# rpng/R-VIO

Measured on AMD Instinct MI355X. Metric: camera frames/sec (KLT+RANSAC track, IMU propagate, MSCKF update, augment/compose), 200 feat / 10-clone window, higher is better.
Workload: dtype f64 (filter) / u8+i32+f32 (KLT); 1 GPU; cfgB: synthetic EuRoC-shaped 752x480 @20Hz, 200 features, 10-clone window, IMU 200 Hz, single stream, equalizer on (CLAHE 3.0, 5x5), corners from the device detector (GFTT + cornerSubPix); parallelism=single GPU

## Files before the change

### r-vio_amd/csrc/filter_kernels.hip

```cpp
#include <type_traits>
#include "rvio_dev.h"
#include "../../include/rvio_hip.h"
#include "solve9.hip"

#include "literal.h"
__device__ const double kChi2Dev[500] = {
#include "chi2_table.inc"
};

typedef double d4 __attribute__((ext_vector_type(4)));

__device__ __forceinline__ double fast_rcp(double v) {
    double y = __builtin_amdgcn_rcp(v);
    y = fma(fma(-v, y, 1.0), y, y);
    return fma(fma(-v, y, 1.0), y, y);
}
__device__ __forceinline__ void sincos_fast(double x, double* sp, double* cp) {
    if (!(fabs(x) < 1e5)) { sincos(x, sp, cp); return; }
    const double kf = rint(x * 6.36619772367581382433e-01);
    double r = fma(-kf, 1.57079632679489655800e+00, x);
    r = fma(-kf, 6.12323399573676603587e-17, r);
    const int q = (int)kf & 3;
    const double z = r * r;
    double ps = fma(z, 1.58969099521155010221e-10, -2.50507602534068634195e-08);
// ... 1739 lines not shown
#pragma unroll
        for (int q = 0; q < 4; ++q) out[q] = p1[q] - acc[q] + s2 * acc2[q];
        return out;
    };
    const d4 xij = xtile(I * 16, J * 16);
    d4 xji = xij;
    if (I != J) xji = xtile(J * 16, I * 16);
#pragma unroll
    for (int q = 0; q < 4; ++q) tl[wave][lk + 4 * q][li] = xji[q];
    __builtin_amdgcn_wave_barrier();
#pragma unroll
    for (int q = 0; q < 4; ++q) {
        const int rr = lk + 4 * q, row = I * 16 + rr, col = J * 16 + li;
        const double v = .5 * (xij[q] + tl[wave][li][rr]);
        if (row < d && col < d) {
            Pout[(size_t)row + (size_t)col * ld] = v;
            if (I != J) Pout[(size_t)col + (size_t)row * ld] = v;
        }
    }
}

#define JL_LS 61
#define JL_LDS_DOUBLES (3 * 60 * JL_LS + 8 * 16 * JL_LS + 16)
__global__ __launch_bounds__(256) void joseph_lds_kernel(DevCfg cfg, int n, const double* __restrict__ P, const double* __restrict__ W, const double* __restrict__ Ab,
                                                         double* __restrict__ Pout, FilterMeta* __restrict__ meta, const double* __restrict__ x, double* __restrict__ x_out,
                                                         const double* __restrict__ dx_scr, int n_pairs, int dx_nt) {
    if (dx_scr && (int)blockIdx.x >= n_pairs) {
        __shared__ S9DxLds dxl;
        s9_dx_role(cfg, meta, n, Ab, x, P, dx_scr, x_out, dx_nt, (int)blockIdx.x - n_pairs, dxl);
        return;
    }
    extern __shared__ __align__(16) double jl[];
    constexpr int LS = JL_LS;
    double* const Wl = jl;
    double* const Al = Wl + 60 * LS;
    double* const Ccl = Al + 60 * LS;
    double* const PcS = Ccl + 60 * LS;
    double* const Us = PcS + 2 * 16 * LS;
    double* const Gs = Us + 2 * 16 * LS;
    double* const Qs = Gs + 2 * 16 * LS;
    constexpr int SS = 16 * LS;
    const int c6 = 6 * n, d = 24 + c6, ldh = cfg.ldh, ld = cfg.dmax;
    const double s2 = cfg.sigma_im * cfg.sigma_im;
    const int tid = threadIdx.x, lane = tid & 63, wave = tid >> 6, li = lane & 15, lk = lane >> 4;
    DBG_R(blockIdx.x == 0, 3);
    const int nt = (d + 15) / 16;
    int I = 0, rem = blockIdx.x;
    while (rem >= nt - I) { rem -= nt - I; ++I; }
    const int J = I + rem;
    const int r0[2] = {I * 16, J * 16};
    auto r0of = [&](int sidx) { return sidx ? J * 16 : I * 16; };
    DBG_T(20);
    double p0[4] = {0, 0, 0, 0}, p0t[4] = {0, 0, 0, 0};
    if (wave == 0) {
#pragma unroll
// ... 105 lines not shown
        for (int q = 0; q < 4; ++q) {
            if (wave < nprod) xt[wave][lk + 4 * q][li] = pa[q];
            if (two) xt[wave + 4][lk + 4 * q][li] = pb[q];
        }
    }
    __syncthreads();
    DBG_T(25);
    if (wave == 0) {
        const int o = (I == J) ? 0 : 3;
#pragma unroll
        for (int q = 0; q < 4; ++q) {
            const int rr = lk + 4 * q, row = I * 16 + rr, col = J * 16 + li;
            const double p1 = p0[q] - xt[0][rr][li];
            const double xij = p1 - xt[1][rr][li] + s2 * xt[2][rr][li];
            const double p1t = p0t[q] - xt[o][li][rr];
            const double xji = p1t - xt[o + 1][li][rr] + s2 * xt[o + 2][li][rr];
            const double v = .5 * (xij + xji);
            if (row < d && col < d) {
                Pout[(size_t)row + (size_t)col * ld] = v;
                if (I != J) Pout[(size_t)col + (size_t)row * ld] = v;
            }
        }
    }
}
```
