# Bioconductor/SparseArray

Hardware: AMD Instinct MI355X
Metric: GNZ/s, SVT crossprod(svt, dense) 1e6x1e4 @1% nnz (higher is better)
Workload: dtype f64

## Files before the change

### sparsearray_amd/csrc/kernels_mult_pbc.hip

```cpp
#include "svt_common.h"

#include <string.h>

#include <mutex>

#include "svt_scan.h"

typedef double d16 __attribute__((ext_vector_type(16)));
typedef double d8 __attribute__((ext_vector_type(8)));

struct svt_dev_pbc {
	int64_t nrow, ncol, nnz, nrec;
	int CBW, WPB, logR;
	int kind;
	int64_t ngroups, nblocks, npanels;
	uint4 *rec;
	int64_t *tile_ptr;
	int *col_has_na;
	int64_t max_leaf_nnz;
	mutable hipStream_t use_s[4];
	mutable int nuse;
	mutable bool use_overflow;
	int device;
};
// ... 997 lines not shown
		bl = Lr % nblocks; kh = u % kt; split = nfull + u / kt;
	}
	const int b = bl + block0;
	const int64_t pa = (int64_t) split * panels_per_split;
	const int64_t pb = pa + panels_per_split < npanels ? pa + panels_per_split : npanels;
	if (pa >= pb)
		return;
	const int k0 = kh * 64;
	const int64_t wv = (int64_t) b * 16 + w;
	const int64_t *__restrict__ tb = tile_ptr + (wv * npanels + pa);

	d16 acc[NV > 2 ? 2 : NV];
	d8 acc8 = 0.0;
#pragma unroll
	for (int i = 0; i < (NV > 2 ? 2 : NV); i++) acc[i] = 0.0;
	const bool partial = (nrow & 127) != 0;

	const int wd = w;
	u32x4 PA;
	u32x16 PB;
	{
		const uint64_t recp = (uint64_t) (uintptr_t) rec + (uint64_t) tb[0] * 12u;
		PA[0] = (uint32_t) recp; PA[1] = (uint32_t) (recp >> 32);
		PA[2] = 0;
		PA[3] = (uint32_t) pa;
		PB[0] = (uint32_t) pb;
		PB[1] = PBC_DMA_BUF;
		PB[2] = (uint32_t) (wd * 4 * PBC_DMA_ROW + PBC_DMA_BUF);
		PB[3] = (uint32_t) (w >> 2);
		PB[4] = partial ? (uint32_t) (npanels - 1) : 0xFFFFFFFFu;
		PB[5] = partial ? (uint32_t) ((128 - (nrow & 127)) * 8) : 0u;
		PB[6] = 0;
		{
			const int chunk = (8192 + nblocks - 1) / nblocks;
			PB[7] = (uint32_t) ((chunk + 1023) / 1024 - 1);
		}
#pragma unroll
		for (int q = 0; q < 4; q++) {
			int kk = k0 + wd * 4 + q;
			if (kk > K - 1) kk = K - 1;
			const uint64_t src = (uint64_t) (uintptr_t) (Y + (int64_t) kk * ldY + pa * 128);
			PB[8 + 2 * q] = (uint32_t) src; PB[9 + 2 * q] = (uint32_t) (src >> 32);
		}
	}
	u32x16 V0 = 0, V1 = 0;
	u32x4 V2 = 0;
	{
		const int lane = tid & 63;
		V0[0] = (uint32_t) lane * PBC_DMA_ROW;
		V0[1] = (uint32_t) lane * 16u;
		V0[2] = (uint32_t) (lane < rt_lines ? lane : rt_lines - 1) * 128u + (uint32_t) rt_ahead;
		V0[11] = (uint32_t) lane * 16u + 1024u;
		const int chunk = (8192 + nblocks - 1) / nblocks;
		const int nit = (chunk + 1023) / 1024;
		int e0 = bl * chunk;
		if (e0 > 8192 - nit * 1024) e0 = 8192 - nit * 1024;
		const int e = e0 + tid;
		V0[3] = (uint32_t) ((e >> 7) * PBC_DMA_ROW + (e & 127) * 8);
		V0[7] = lane == 0 ? (uint32_t) nit :
			lane == 1 ? (partial ? (uint32_t) (npanels - 1) : 0xFFFFFFFFu) :
				    (partial ? (uint32_t) ((128 - (nrow & 127)) * 8) : 0u);
	}
	{
		const int lane = tid & 63;
		const bool clampme = partial && pa == npanels - 1;
#pragma unroll
		for (int q = 0; q < 4; q++) {
			int kk = k0 + wd * 4 + q;
			if (kk > K - 1) kk = K - 1;
			const int64_t r0 = clampme ? nrow - 128 : pa * 128;
			const double *src = Y + (int64_t) kk * ldY + r0 + lane * 2;
			double *dst = ylds + (wd * 4 + q) * 129;
			__builtin_amdgcn_global_load_lds((const __attribute__((address_space(1))) void *) src,
							 (__attribute__((address_space(3))) void *) dst, 16, 0, 0);
		}
		{
			uint32_t sink;
			const char *ptr = (const char *) rec + tb[0] * 12 + (int64_t) (lane < 32 ? lane : 31) * 128;
			asm volatile("global_load_dword %0, %1, off\n\ts_waitcnt vmcnt(0)"
				     : "=v"(sink) : "v"(ptr) : "memory");
		}
	}
#ifdef SVT_TUNING
	if (PROF) t_loop = __builtin_readcyclecounter();
#endif
#if PBC_DMA_YSETS == 2
	u32x8 V3 = 0;
#define PBC_DMA_STATE "+{v[0:15]}"(V0), "+{v[16:31]}"(V1), "+{v[32:39]}"(V3), "+{v[40:43]}"(V2), "+{s[8:11]}"(PA), "+{s[12:27]}"(PB)
#define PBC_ACC0 "+{v[44:75]}"
#define PBC_ACC1 "+{v[76:107]}"
#define PBC_ACC2 "+{v[108:123]}"
// ... 871 lines not shown
```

+-------+

* _Assignment_: List every line above that contains the word "return".

* _Your response_:
    return fma(fma(-v, y, 1.0), y, y);
    if (!(fabs(x) < 1e5)) { sincos(x, sp, cp); return; }
        return out;
        return;
    auto r0of = [&](int sidx) { return sidx ? J * 16 : I * 16; };
		return;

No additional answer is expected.